England Journal update in progress: Oxford and Boarstall House

Here’s a taste of what’s in store for you in the next day or so (I just have a bit more tweaking to do):

boarstallback.jpg

“All Right, All Right, I’m Coming To Bed Already”

Happy End of Friday The 13th!

There’s a new England journal entry now posted under the September archives. All that and we’ve barely gotten out of the Cotwolds and on our way to Oxford before going on to York.

That’ll be a longish entry, but the one after that was a week’s backlog of the whole Scottish leg of the trip. One great big long entry with lots of photos…oy.

Scottish leg.

Stop thinking about kilts, dammit. Time for bed.

More Traipsing Around England

Another entry to the England trip journal is now posted under the September archives. It covers the last day or two in London before departing for the Cotswolds.

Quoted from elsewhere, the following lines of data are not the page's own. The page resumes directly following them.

# ... 63 lines not shown
        self._use_streams = False
        self._land = False
        for b in self._buckets:
            dev = b.params[0].device
            grad = allreducer.register_bucket(b.name, b.numel, dev)
            attach(b, grad, flatten_params)
            if dev.type == "cuda" and self._cfg.land_grads and ext.available():
                self._land = True
            b.pending = len(b.params)
            b.dirty = False
            if dev.type == "cuda":
                self._use_streams = self._cfg.overlap
                b.event = torch.cuda.Event()
            for p in b.params:
                self._bucket_of[p] = b
                self._hook_handles.append(p.register_post_accumulate_grad_hook(self._make_hook(p)))
        if self._update is _AdamUpdate:
            if not (ext.available() and all(b.flat_param is not None and b.grad.is_cuda for b in self._buckets)):
                self._update = None
        self._direct = (self._land and self._update is not None and allreducer.compressor.name == "oktopk"
                        and all(b.flat_param is not None for b in self._buckets))
        self._packs = {}
        self._pos_in_bucket = {p: i for b in self._buckets for i, p in enumerate(b.params)}
        if self._direct and self._use_streams:
            for b in self._buckets:
                if len(b.params) <= ext.require().SRC_SEG_MAX:
                    self._packs[b.index] = PackPlanner(b.offsets, b.numel,
                                                       math.ceil(self._cfg.early_pack_frac * b.numel),
                                                       ext.require().PACK_RANGE_MAX)
            for b in self._buckets:
                b.packing = None
        if self._use_streams:
            self._comm_stream = torch.cuda.Stream(priority=-1)
        allreducer.add_resync_hook(self._resync_replicas)
        if loss_scale is not None:
            allreducer.enable_loss_scaling()
            self._ls = _ScaleState(loss_scale, self._buckets[0].params[0].device if self._buckets else torch.device("cpu"))
        self._lr_dev = self._hyper_dev = None
        self._lr_pin, self._lr_ev, self._lr_ring, self._lr_last = [], [], 0, None
        dev0 = self._buckets[0].params[0].device if self._buckets else torch.device("cpu")
        if dev0.type == "cuda" and ext.available() and self._update is not None:
            groups = max(len(self.param_groups), 1)
            self._lr_dev = torch.zeros(groups * self._update.n_scalars, dtype=torch.float32, device=dev0)
            stage = self._lr_dev
            if self._ls is not None and self._update is _AdamUpdate:
                stage = self._hyper_dev = torch.zeros(groups * 4, dtype=torch.float64, device=dev0)
            self._lr_pin = [torch.zeros_like(stage, device="cpu").pin_memory() for _ in range(8)]
            self._lr_ev = [None] * len(self._lr_pin)

    def _resync_replicas(self) -> None:
        w = self._allreducer.world
        if w.size == 1:
            return
        for b in self._buckets:
            if b.flat_param is not None:
                w.broadcast(b.flat_param, 0)
            else:
                for p in b.params:
                    w.broadcast(p.data, 0)
            for t in self._flat_state.get(b.index, {}).values():
                if torch.is_tensor(t):
                    w.broadcast(t, 0)

    @property
    def _okt_adam(self) -> bool:
        return self._update is _AdamUpdate
# ... 30 lines not shown
            b = self._bucket_of[p]
            b.dirty = True
            if self.local:
                return
            b.pending -= 1
            if b.pending == 0:
                self._launch_ready()
            elif b.index in self._packs:
                self._pack_early(b, p)
        return hook

    def _pack_early(self, b: Bucket, p) -> None:
        if b.packing is None:
            b.packing = (self._direct and not self.momentum_correction and self._ls is None
                         and self._allreducer.reads_sources(b.name) and self._allreducer.packs_early(b.name))
        if not b.packing:
            return
        planner = self._packs[b.index]
        ranges = planner.ready(self._pos_in_bucket[p])
        if ranges is None:
            return
        ptrs, offs, lens = [], [], []
        for q, o, v in sorted(zip(b.params, b.offsets, b.grad_views), key=lambda t: t[1]):
            g = q.grad
            if not any(lo <= o < hi for lo, hi in ranges) or g is None or g.numel() == 0:
                continue
            if (g.data_ptr() == v.data_ptr() or g.dtype != torch.float32 or not g.is_cuda or g.stride() != v.stride()
                    or g.data_ptr() % 16):
                raise RuntimeError("early pack: the gradient of %s cannot be read in place; set "
                                   "OkTopkConfig.early_pack=False" % self._parameter_names.get(q, "?"))
            ptrs.append(g.data_ptr())
            offs.append(o)
            lens.append(g.numel())
        ev = torch.cuda.Event()
        ev.record(torch.cuda.current_stream())
        self._comm_stream.wait_event(ev)
        with torch.cuda.stream(self._comm_stream):
            self._allreducer.pack_segment(b.name, ranges, (ptrs, offs, lens), stream=self._comm_stream)

    def _launch_ready(self) -> None:
        while self._next_launch < len(self._buckets) and self._buckets[self._next_launch].pending <= 0:
            self._launch(self._buckets[self._next_launch])
            self._next_launch += 1

    def _land_bucket(self, b: Bucket) -> None:
        srcs, offs, numels = [], [], []
        for p, o, v in zip(b.params, b.offsets, b.grad_views):
            g = p.grad
            if g is None:
                srcs.append(0)
                offs.append(o)
                numels.append(p.numel())
            elif g.data_ptr() == v.data_ptr():
                continue
            elif g.dtype == torch.float32 and g.is_cuda and g.stride() == v.stride():
                srcs.append(g.data_ptr())
                offs.append(o)
                numels.append(g.numel())
            else:
                v.copy_(g)
            p.grad = v
        if srcs:
            ext.require().land_grads(srcs, offs, numels, b.grad.data_ptr(), torch.cuda.current_stream().cuda_stream)

    def _source_table(self, b: Bucket):
        ptrs, offs, lens, held = [], [], [], []
        for p, o, v in zip(b.params, b.offsets, b.grad_views):
            g = p.grad
            if g is None or g.numel() == 0:
                continue
            if (g.data_ptr() == v.data_ptr() or g.dtype != torch.float32 or not g.is_cuda or g.stride() != v.stride()
# ... 67 lines not shown
        return loss * self._ls.scale()

    def loss_scale_state(self) -> Optional[Dict]:
        if self._ls is None:
            return None
        st = self._ls.state()
        return {k: st[k] for k in ("scale", "growth_tracker", "skipped_steps")}

    def _scale_state_dict(self) -> Optional[Dict]:
        if self._ls is None:
            return None
        st = self._ls.state()
        st.pop("found_inf")
        return st

    def _load_scale_state(self, sd: Optional[Dict], adam_step: int) -> None:
        if self._ls is None:
            return
        if sd is None:
            self._ls.reset(adam_step=adam_step)
        else:
            self._ls.reset(sd["scale"], sd["growth_tracker"], sd["skipped_steps"], sd.get("adam_step", adam_step))

    def synchronize(self) -> None:
        if self._synced:
            return
        for b in self._buckets:
            b.pending = 0
        self._launch_ready()
        if self._comm_stream is not None:
            cur = torch.cuda.current_stream()
            for b in self._buckets:
                cur.wait_event(b.event)
        for b in self._buckets:
            b.held = None
        self._synced = True

    def _after_step(self) -> None:
        for b in self._buckets:
            b.pending = len(b.params)
            b.launched = False
            if b.index in self._packs:
                self._packs[b.index].reset()
                b.packing = None
        self._next_launch = 0
        self._synced = False
        self._allreducer.poll_faults()

    def _clear_buckets(self) -> None:
        if self._direct:
            with torch.no_grad():
                for b in self._buckets:
                    b.grad.zero_()

    def zero_grad(self, set_to_none: bool = False) -> None:
        if self._land:
            for b in self._buckets:
                for p in b.params:
                    p.grad = None
                b.dirty = False
            return
        for b in self._buckets:
            if b.dirty:
                b.grad.zero_()
                b.dirty = False

    def stop(self) -> None:
        self._allreducer.stop()

    def add_train_epoch(self) -> None:
        self._allreducer.train_epoch += 1

    def get_current_density(self) -> float:
        return self._allreducer.get_current_density()

    def comm_stats(self) -> Dict:
        return self._allreducer.stats()
# ... 23 lines not shown
        else:
            self._maybe_refresh_lr()
            if self._hyper_dev is not None and self._update is _AdamUpdate:
                ext.require().adam_scalars(self._ls.ptr, self._hyper_dev.data_ptr(), self._lr_dev.data_ptr(),
                                           len(self.param_groups), torch.cuda.current_stream().cuda_stream)
            with torch.no_grad():
                for b in self._buckets:
                    self._fused_update(b, host_skip)
            self.counter += 1
        if self._ls is not None:
            self._ls.update()
        self._after_step()
        return loss

    def _device_update(self) -> bool:
        return self._update is not None and self._lr_dev is not None and all(
            b.grad.is_cuda and b.flat_param is not None for b in self._buckets)

    def _flat_buffers(self, b: Bucket) -> Dict[str, torch.Tensor]:
        fs = self._flat_state.setdefault(b.index, {})
        for k in self._update.keys:
            if k not in fs:
                fs[k] = torch.zeros_like(b.grad)
                for p, v in zip(b.params, b.views(fs[k])):
                    self.state[p][k] = v
        return fs

    def _fused_update(self, b: Bucket, host_skip: bool = False) -> None:
        first = self._update.keys[0] not in self._flat_state.get(b.index, {})
        fs = self._flat_buffers(b)
        on_gpu = b.grad.is_cuda and b.flat_param is not None and ext.available()
        zero_grad = 0 if self._land and not self._direct else 1
        skip_ptr = self._ls.found_ptr if self._ls is not None else 0
        for gi, s, e in b.group_slices:
            def launch(fn, *hyper):
                fn(b.flat_param.data_ptr() + 4 * s, b.grad.data_ptr() + 4 * s,
                   *(fs[k].data_ptr() + 4 * s for k in self._update.keys), e - s, *hyper, zero_grad,
                   torch.cuda.current_stream().cuda_stream, self._lr_ptr(gi), self._allreducer.fault_ptr(b.name),
                   skip_ptr)
            if on_gpu or not host_skip:
                self._update.update(self, b, self.param_groups[gi], s, e, fs, first, launch if on_gpu else None)
            if not on_gpu:
                b.grad[s:e].zero_()
        b.dirty = False

    def _adopt_state(self, counter: Optional[int] = None) -> None:
        keys = self._update.keys
        have = {p for b in self._buckets for p in b.params if self.state.get(p, {}).get(keys[0]) is not None}
        if counter is None:
            steps = {float(self.state[p]["step"]) for p in have if "step" in self.state[p]}
            if len(steps) > 1:
                warnings.warn("DistributedOptimizer: the loaded Adam state has unequal step counts per parameter %s; "
                              "using torch's Adam step from now on" % sorted(steps))
                self._update = None
                self._clear_buckets()
                self._direct = False
                for b in self._buckets:
                    for k in keys:
                        self._flat_state.get(b.index, {}).pop(k, None)
                return
            counter = int(steps.pop()) if steps else 0
        self.counter = counter
        loaded = {(p, k): self.state[p][k] for p in have for k in keys}
        with torch.no_grad():
            for b in self._buckets:
                for p in b.params:
                    self.state.get(p, {}).pop("step", None)
                if not any(p in have for p in b.params):
                    for k in keys:
                        self._flat_state.get(b.index, {}).pop(k, None)
                    continue
                fs = self._flat_buffers(b)
                for k in keys:
                    for p, v in zip(b.params, b.views(fs[k])):
                        if p in have:
                            v.copy_(loaded[p, k])
                        else:
                            v.zero_()
                        self.state[p][k] = v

In looking over the diary entries again after several months’ rumination time, I’m convinced we didn’t spend enough time in the Cotswolds, and spent too much time trying to cover too much ground.

Next trip, we’re planning on going back to the Cotswolds with a car, so that we can get into the little villages and do a lot more walking in between. So beautiful there.

Well, That’s Sorted

Another couple of day’s worth of journal entries from the September trip have gone up. They take a lot of time to fool with – aside from typing the entries in pretty much as I wrote them, but without the bad handwriting. That’s only the beginning – then there’s choosing the pictures, messing with them in Photoshop Lite to get them looking halfway presentable, cropping, etc. – and then I realize that I’ve copied the thumbnail size image from David’s photo album (where the original uncropped unmessed-with images reside) and have to do it all over again. And somewhere in between, a lot of Web surfing to find relevant links and maybe discover factual errors and interesting sidelights.

One more picture to post – while we were away, my cat Stuey (Studebaker Baker to the vet) was boarded, and I missed him a lot.